I was more than a little excited to receive my new copy of Paleo Indulgences in the mail. I was ecstatic, giddy, and positively antsy to get cooking!
Tammy Credicott is author to one of my very favorite allergy cookbooks: The Healthy Gluten Free Life. So when I discovered she was writing a Paleo cookbook, I was excited to get a copy to support my grain-free trial.
Just like her previous cookbook, Tammy has filled this cookbook with beautiful photos, an amazing pictured index, and loads of crave-worthy recipes. I was hard-pressed with where to begin!
Every recipe I have made thus far will be a repeat in this house. A quick ‘bread’ whipped up in a mug (delicious!), cinnamon swirl rolls, orange chicken…..we have loved them all. I can guarantee that I will be making my through this book, one age at a time, with great pleasure. Next on my list: No-Bake Pumpkin Tarts, Hazelnut Chocolate Chunk Cookies, Breakfast Biscuit Bowls, and Sweet Potato Fried w/ Garlic Oil.
If you are looking for some super creative, Paleo-legal treats to indulge in once in awhile, or you’re trying to find foods that your kids will eat along side with you, or maybe you just love good food that happens to me made with healthy ingredients: this is a perfect cookbook for you!
Mine is already taken on a well-worn and loved look, and I couldn’t be happier! Thank you Tammy for another winner!
And in case you needed any convincing, I leave you with a a little teaser recipe of Tammy’s: Paleo Toffee Caramels!
INGREDIENT NOTE: Coconut nectar may be new to some of you. It is a thick syrup with a lovely caramel flavor and is a lower glycemic sweetener. Almost a cross between honey and maple syrup. I have a hunch this recipe would work with any variety of liquid sweetener: honey, maple syrup, agave, etc.
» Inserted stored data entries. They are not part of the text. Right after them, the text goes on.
int ipx_cg_prime_dev(const ipx_cg_args *a, const int32_t *A_tiles, int32_t A_ntiles,
                     const double *c, const double *b, double *red, double *ws, double tol_in,
                     double radius, const double *radius_dev, double orth_tol, double norm_A,
                     const double *norm_A2_dev, double cancellation, int32_t first_end,
                     int steps, const double *c_part, int32_t c_npart, int x_is_zero,
                     hipStream_t stream) {
  if (!a || !c || !red || !ws || !A_tiles || a->solver_kind > 1 || a->m <= 0 || a->H_operator ||
      !a->H_rowptr || !a->t || first_end < 0 || a->LR_W)
    return IPX_EINVAL;
  hipStream_t st = (hipStream_t)stream;
  const LoopPlan P = plan_of(a);
  const ipx_csr_view A{(int)a->m, (int)a->n, a->A_rowptr, a->A_colidx, a->A_val, A_tiles, A_ntiles};
  const ipx_csr_view At{(int)a->n, (int)a->m, a->At_rowptr, a->At_colidx, a->At_val, a->At_tiles,
                        (int)a->At_ntiles};
  const ipx_csr_view Hm{(int)a->n, (int)a->n, a->H_rowptr, a->H_colidx, a->H_val, a->H_tiles,
                        (int)a->H_ntiles};
  if (ipx_cg_prime_ws_doubles(a, A_ntiles) > IPX_WS_DOUBLES) return IPX_EUNSUPPORTED;
  PrimeRed R{red, ws, 0, PrimeFolds{}};
  int rc;
  const double *t = c;
  if (b) {
    rc = prime_solve(a, b, a->v, stream);
    if (rc) return rc;
    rc = R.spmv(At, a->v, -1.0, nullptr, 0.0, nullptr, a->x, 12, st);
    if (rc) return rc;
    rc = R.spmv(Hm, a->x, 1.0, a->H_diag, 1.0, c, a->Hp, 4, st);
    if (rc) return rc;
    t = a->Hp;
  } else if (!x_is_zero &&
             hipMemsetAsync(a->x, 0, (size_t)a->n * sizeof(double), st) != hipSuccess) {
    return IPX_ELAUNCH;
  }
  const double canc2 = cancellation * cancellation;
  PrimeStep s1{}, s2{};
  if (b || !steps) {
    const bool c_known = !b && c_part && c_npart > 0;
    if (c_known) {
      PrimeFolds &f = R.f;
      f.part[f.n] = c_part; f.count[f.n] = c_npart; f.slot[f.n] = 4; f.single[f.n] = 0; ++f.n;
    }
    rc = prime_project_any(a, P, A, At, t, a->r, R, 0, b != nullptr || c_known, 1.0, st);
    if (rc) return rc;
    rc = prime_project_any(a, P, A, At, a->r, a->p, R, 6, true, -1.0, st);
    if (rc) return rc;
  } else {
    rc = prime_project_stepped(a, P, A, At, t, a->r, R, 0, 4, 0, false, 1.0, orth_tol, norm_A,
                               norm_A2_dev, canc2, nullptr, &s1, st);
    if (rc) return rc;
    rc = prime_project_stepped(a, P, A, At, a->r, a->p, R, 6, 0, 1, true, -1.0, orth_tol, norm_A,
                               norm_A2_dev, canc2, &s1, &s2, st);
    if (rc) return rc;
  }
  const int32_t idx_b[7] = {12, 4, 0, 2, 0, 6, 8}, idx_0[7] = {-1, 4, 0, 2, 0, 6, 8};
  ipx_prime_idx ix;
  for (int k = 0; k < 7; ++k) ix.i[k] = (b ? idx_b : idx_0)[k];
  hipLaunchKernelGGL(k_cg_prime_state_folds, dim3(1), dim3(IPX_BLOCK), 0, st, a->state, red, R.f,
                     ix, tol_in, radius, orth_tol, norm_A, canc2, radius_dev, norm_A2_dev, s2,
                     (b || !steps) ? 0 : 1, a->radius_guard != 0 ? a->rguard : nullptr);
  IPX_CHECK_LAUNCH();
  rc = launch_hp(a, P, nullptr, st);
  if (rc || first_end == 0) return rc;
  return cg_iterate(a, P, 0, first_end, st, nullptr);
}

extern "C" {

int ipx_cg_hp(const ipx_cg_args *a, void *stream) {
  if (!a) return IPX_EINVAL;
  return launch_hp(a, plan_of(a), nullptr, (hipStream_t)stream);
}

int ipx_cg_step2_hp(const ipx_cg_args *a, int32_t it, int32_t mode, void *stream) {
  if (!a || (mode & ~3)) return IPX_EINVAL;
  LoopPlan P = plan_of(a);
  if (!P.fused_hp) return IPX_EINVAL;
  P.step2 = S2_FUSED_HP;
  Compactor cmp(a, nullptr);
  HalfArgs h{it, mode, a->state + ST_STOP};
  h.cmp = &cmp;
  return launch_update_half(a, P, h, a->part2, P.np2, a->part3, P.np3, a->part4, P.np4,
                            (hipStream_t)stream);
}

- 1 teaspoon pure vanilla extract
- ⅓ cup almond butter (sunflower seed butter would work for a nut-free version)
- ¼ cup coconut sugar
- ½ cup coconut nectar
- ¼ cup water
- ⅓ cup dark chocolate pieces (chocolate chips or a chopped bar would both work!)
- 1 oz square unsweetened dark chocolate
- 1 teaspoon palm shortening
- Measure your vanilla and almond butter and have ready to go.
- Line a baking sheet with parchment paper (I used a 9 x 12 size and my Silpat)
- Make the toffee: Place the coconut sugar, coconut nectar, and water in a medium saucepan over medium/medium high heat, stirring occasionally until it comes to a boil and the sugar has dissolved.
- Insert a candy thermometer (don’t let it touch the bottom of the pan) and boil until it reaches 285 degrees.
- Remove from heat and quickly stir in almond butter and vanilla.
- Quickly pour the mixture into the awaiting pan, spreading evenly to about ½” thick. The mixture thickens quickly and you get to spread it to your desired thickness: it does not spread on it’s own.
- Use a greased knife to score the candy while it is still warm, into bite-size squares. Continue scoring until you have cut through the mixture.
- Cool completely for 2-3 hours.
- Prepare you chocolate coating by melting the remaining ingredients together.
- Use two forks to dip each piece of toffee into the chocolate and cool on the same parchment lined cookie sheet until firm and set.
- Store in an airtight container in the fridge to keep it crisp.